Review: A Quiet Passion (2017)
A Quiet Passion tells the life story of Emily Dickinson (Cynthia Nixon), the American poet who went all but ignored in her own lifetime, but who is now considered by many to be the greatest poet America ever produced. The film begins in her time in seminary and ends with her premature death, focusing on her life as a recluse and her often-contentious relationship with her family.
The plot description of Terence Davies’s A Quiet Passion makes it sound like a conventional biopic, but I hesitate to even use the word “biopic” to describe it. Certainly, it tells the life story of poet Emily Dickinson, but conveying a chronology of her life is not Davies’s intent. Instead, he wants to convey her artistic essence, both through the choice of scenes to portray and the manner in which he frames them. Davies wants to tell Emily Dickinson’s story, but more importantly, he wants people to comprehend her vitality.
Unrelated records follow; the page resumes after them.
template <int NW, bool RANGE = false, int TILES = MT>
__device__ __forceinline__ void bottleneck(const float* xs, const v4f (&wf)[KGC], const float* bbot, float* hrow, int L,
                                           int wave, int lane, int p_lo = 0) {
    constexpr int PSTEP = NW / 2;
    constexpr int NBT = (TILES + PSTEP - 1) / PSTEP;
    lane = (int)__builtin_amdgcn_mbcnt_hi(~0u, __builtin_amdgcn_mbcnt_lo(~0u, 0u));
    asm volatile("" : "+v"(lane));
    const int pos = lane & 15, kk = lane >> 4;
    const int n = wave & 1, p0 = wave >> 1;
    const float* xrow = xs + (HALO + pos) * LDS_S + kk * 4;
    int roff[NBT];
#pragma unroll
    for (int i = 0; i < NBT; ++i) roff[i] = min(p0 + PSTEP * i, TILES - 1) * 16 * LDS_S;
    v4f acc[NBT], b[NBT];
    {
        const v4f bias = *(const v4f*)(bbot + n * 16 + kk * 4);
#pragma unroll
        for (int i = 0; i < NBT; ++i) acc[i] = bias;
    }
#pragma unroll
    for (int i = 0; i < NBT; ++i) b[i] = *(const v4f*)(xrow + roff[i]);
#pragma unroll
    for (int g = 0; g < KGC; ++g) {
        const int gn = (g + 1 < KGC) ? g + 1 : g;
#pragma unroll
        for (int i = 0; i < NBT; ++i) {
#pragma unroll
            for (int s = 0; s < 4; ++s) acc[i] = mfma16(wf[g][s], b[i][s], acc[i]);
            b[i] = *(const v4f*)(xrow + roff[i] + gn * 16);
        }
#pragma unroll
        for (int i = 0; i < NBT; ++i) {
            __builtin_amdgcn_sched_group_barrier(0x008, 4, 0);
            __builtin_amdgcn_sched_group_barrier(0x100, 1, 0);
        }
    }
#pragma unroll
    for (int i = 0; i < NBT; ++i) {
        const int pt = p0 + PSTEP * i, p = pt * 16 + pos;
        if (pt < TILES && p < L && (!RANGE || p >= p_lo)) {
            v4f v = acc[i];
#pragma unroll
            for (int j = 0; j < 4; ++j) v[j] = relu1(v[j]);
            *(v4f*)((char*)hrow + (unsigned)(p * HPAD + n * 16 + kk * 4) * 4u) = v;
        }
    }
}

__device__ __forceinline__ void copy_out(const float* xs, float* dst, int lo, int hi, int tid) {
    for (int i = lo * (CPAD / 4) + tid; i < hi * (CPAD / 4); i += SEG_THREADS) {
        const int p = i >> 5, c4 = i & 31;
        ((v4f*)dst)[i] = *(const v4f*)(xs + (HALO + p) * LDS_S + c4 * 4);
    }
}

constexpr int MW = 7;
constexpr int WHB = 102;
constexpr int MW_SHORT = 6;
constexpr int WHB_SHORT = 94;
constexpr int MPOS_SHORT = WHB_SHORT + 16 * MW_SHORT;
constexpr int wino_half_base(int tw) { return tw == MW ? WHB : WHB_SHORT; }
constexpr int wino_cover(int tw) { return tw == MW ? MPOS : MPOS_SHORT; }
template <int TW = MW>
__device__ __forceinline__ int wino_base(int lane) {
    const int n = lane & 15;
    const int c = n & 1, hf = (n >> 2) & 1, q = ((n >> 1) & 1) + 2 * (((n >> 3) ^ (n >> 2)) & 1);
    return hf * wino_half_base(TW) + 4 * q * TW + c;
}

typedef float v2f __attribute__((ext_vector_type(2)));
__device__ __forceinline__ v4f pk_sub(v4f a, v4f b, v2f m1) {
    const v2f lo = __builtin_elementwise_fma((v2f){b[0], b[1]}, m1, (v2f){a[0], a[1]});
    const v2f hi = __builtin_elementwise_fma((v2f){b[2], b[3]}, m1, (v2f){a[2], a[3]});
    return (v4f){lo[0], lo[1], hi[0], hi[1]};
}
__device__ __forceinline__ v4f pk_add(v4f a, v4f b) { return a + b; }
template <int TW>
__device__ __forceinline__ void conv_gemm_wino(v4f (&acc)[TW][4], const float* xrow, gv4f_ptr wl, const v4f (&a_first)[4]) {
    v4f a_nxt[4];
#pragma unroll
    for (int k = 0; k < 4; ++k) a_nxt[k] = a_first[k];
    v4f xa = *(const v4f*)(xrow), xb = *(const v4f*)(xrow + 2 * LDS_S), xc = *(const v4f*)(xrow + 4 * LDS_S),
        xd = *(const v4f*)(xrow + 6 * LDS_S);
    float neg1 = -1.f;
    asm volatile("" : "+v"(neg1));
    const v2f m1 = {neg1, neg1};
    for (int g = 0; g < KGC; ++g) {
        v4f a[4];
#pragma unroll
        for (int k = 0; k < 4; ++k) a[k] = a_nxt[k];
        const int gn = (g + 1 < KGC) ? g + 1 : g;
#pragma unroll
        for (int k = 0; k < 4; ++k) a_nxt[k] = wl[(size_t)(k * KGC + gn) * (KGC * 64)];
        const float* xg = xrow + g * 16;
        const float* xn = xrow + gn * 16;
#pragma unroll
        for (int m = 0; m < TW; ++m) {
            v4f v[4];
            v[0] = pk_sub(xa, xc, m1); v[1] = pk_add(xb, xc); v[2] = pk_sub(xc, xb, m1); v[3] = pk_sub(xb, xd, m1);
            if (m + 1 < TW) {
                xa = xc; xb = xd;
                xc = *(const v4f*)(xg + (4 * m + 8) * LDS_S);
                xd = *(const v4f*)(xg + (4 * m + 10) * LDS_S);
            } else {
                xa = *(const v4f*)(xn); xb = *(const v4f*)(xn + 2 * LDS_S);
                xc = *(const v4f*)(xn + 4 * LDS_S); xd = *(const v4f*)(xn + 6 * LDS_S);
            }
            __builtin_amdgcn_s_setprio(3);
#pragma unroll
            for (int s = 0; s < 4; ++s)
#pragma unroll
                for (int k = 0; k < 4; ++k) acc[m][k] = mfma16(a[k][s], v[k][s], acc[m][k]);
            __builtin_amdgcn_s_setprio(0);
        }
    }
}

A Quiet Passion is a beautiful film, in both form and intent, but its theatrical archness will leave most viewers alienated, much as Dickinson’s poetry would not amuse casual readers.
In the opening scene, a stern headmistress has girls at the seminary divide into two groups: on her right are those who want to pursue Christian salvation immediately, and on her left are those who hope salvation will come their way in the future. As the girls parts into groups, a young Emily Dickinson (Emma Bell) is left standing alone in the middle. From the first scene, Davies is declaring that Emily Dickinson refuses easy binaries. The headmistress even says, “You are alone in your rebellion, Ms. Dickinson,” in case things weren’t clear enough.
Aloneness is central to Emily Dickinson’s life and poetry, and Davies makes it the film’s main preoccupation. Emily Dickinson was a recluse and her poems were not popular in her lifetime. Only a dozen poems were published while she was alive, and even then, foolish editors changed them without consent. As well, after her father (an excellent Keith Carradine) died, she restricted herself to the upstairs of her family home, communicating primarily through letters. The world isolated her art, and she in turn isolated herself.
Davies understands the tragedy here, but also comprehends that Dickinson was unique precisely because she bucked the trends of her times without becoming a reactionary. For instance, she was a pious Christian, but refused evangelism or outward declarations of piety. She lived a life of isolation, but never became a nun. There are many scenes of her lecturing her brother, Austin (Duncan Duff), or sister, Vinnie (Jennifer Ehle), on morality, and in the late moments of the film, these scenes become excuses for the actors to scream witty elocutions at each other. Luckily, the actors are up to the task. Ehle is at home in these sorts of costume dramas, but Cynthia Nixon is particularly impressive in the role. None of her previous work (especially in Sex in the City) suggested such vulnerability and wit.
It’d be remiss to not mention how gorgeous this film is. A Quiet Passion is beautiful, even sumptuous. Certain shots look like paintings, with soft light striking across the frame through windows or the richness of a candle glow transforming the faces of the actors into something akin to oil paint. However, the rhythm of editing is odd. Scenes play statically, with two characters often sitting opposite each other, speaking eloquently in arch language that conveys emotion, but without much passion to their delivery. Only later in the film do characters allow themselves to raise their voices and the viewer’s pulse. There’s a stylization here that plays into Davies’s transportive intent, but the rhythms and mise-en-scene can alienate instead of bewitch. There are suggestions of transcendent cinema here, but not enough to justify its categorization as such.
It’s unlikely that a viewer unfamiliar with Emily Dickinson would appreciate A Quiet Passion, but this hangup might be redundant, as no viewer unfamiliar with Dickinson or Davies would search out this film in the first place. Is it enough to say this film is beautiful and deeply understands Dickinson? It’ll be up to each individual viewer with enough patience and curiosity to decide.
Suffice to say, mileage may vary.
6 out of 10
A Quiet Passion (2017, UK)
Written and directed by Terence Davies; starring Cynthia Nixon, Jennifer Ehle, Keith Carradine.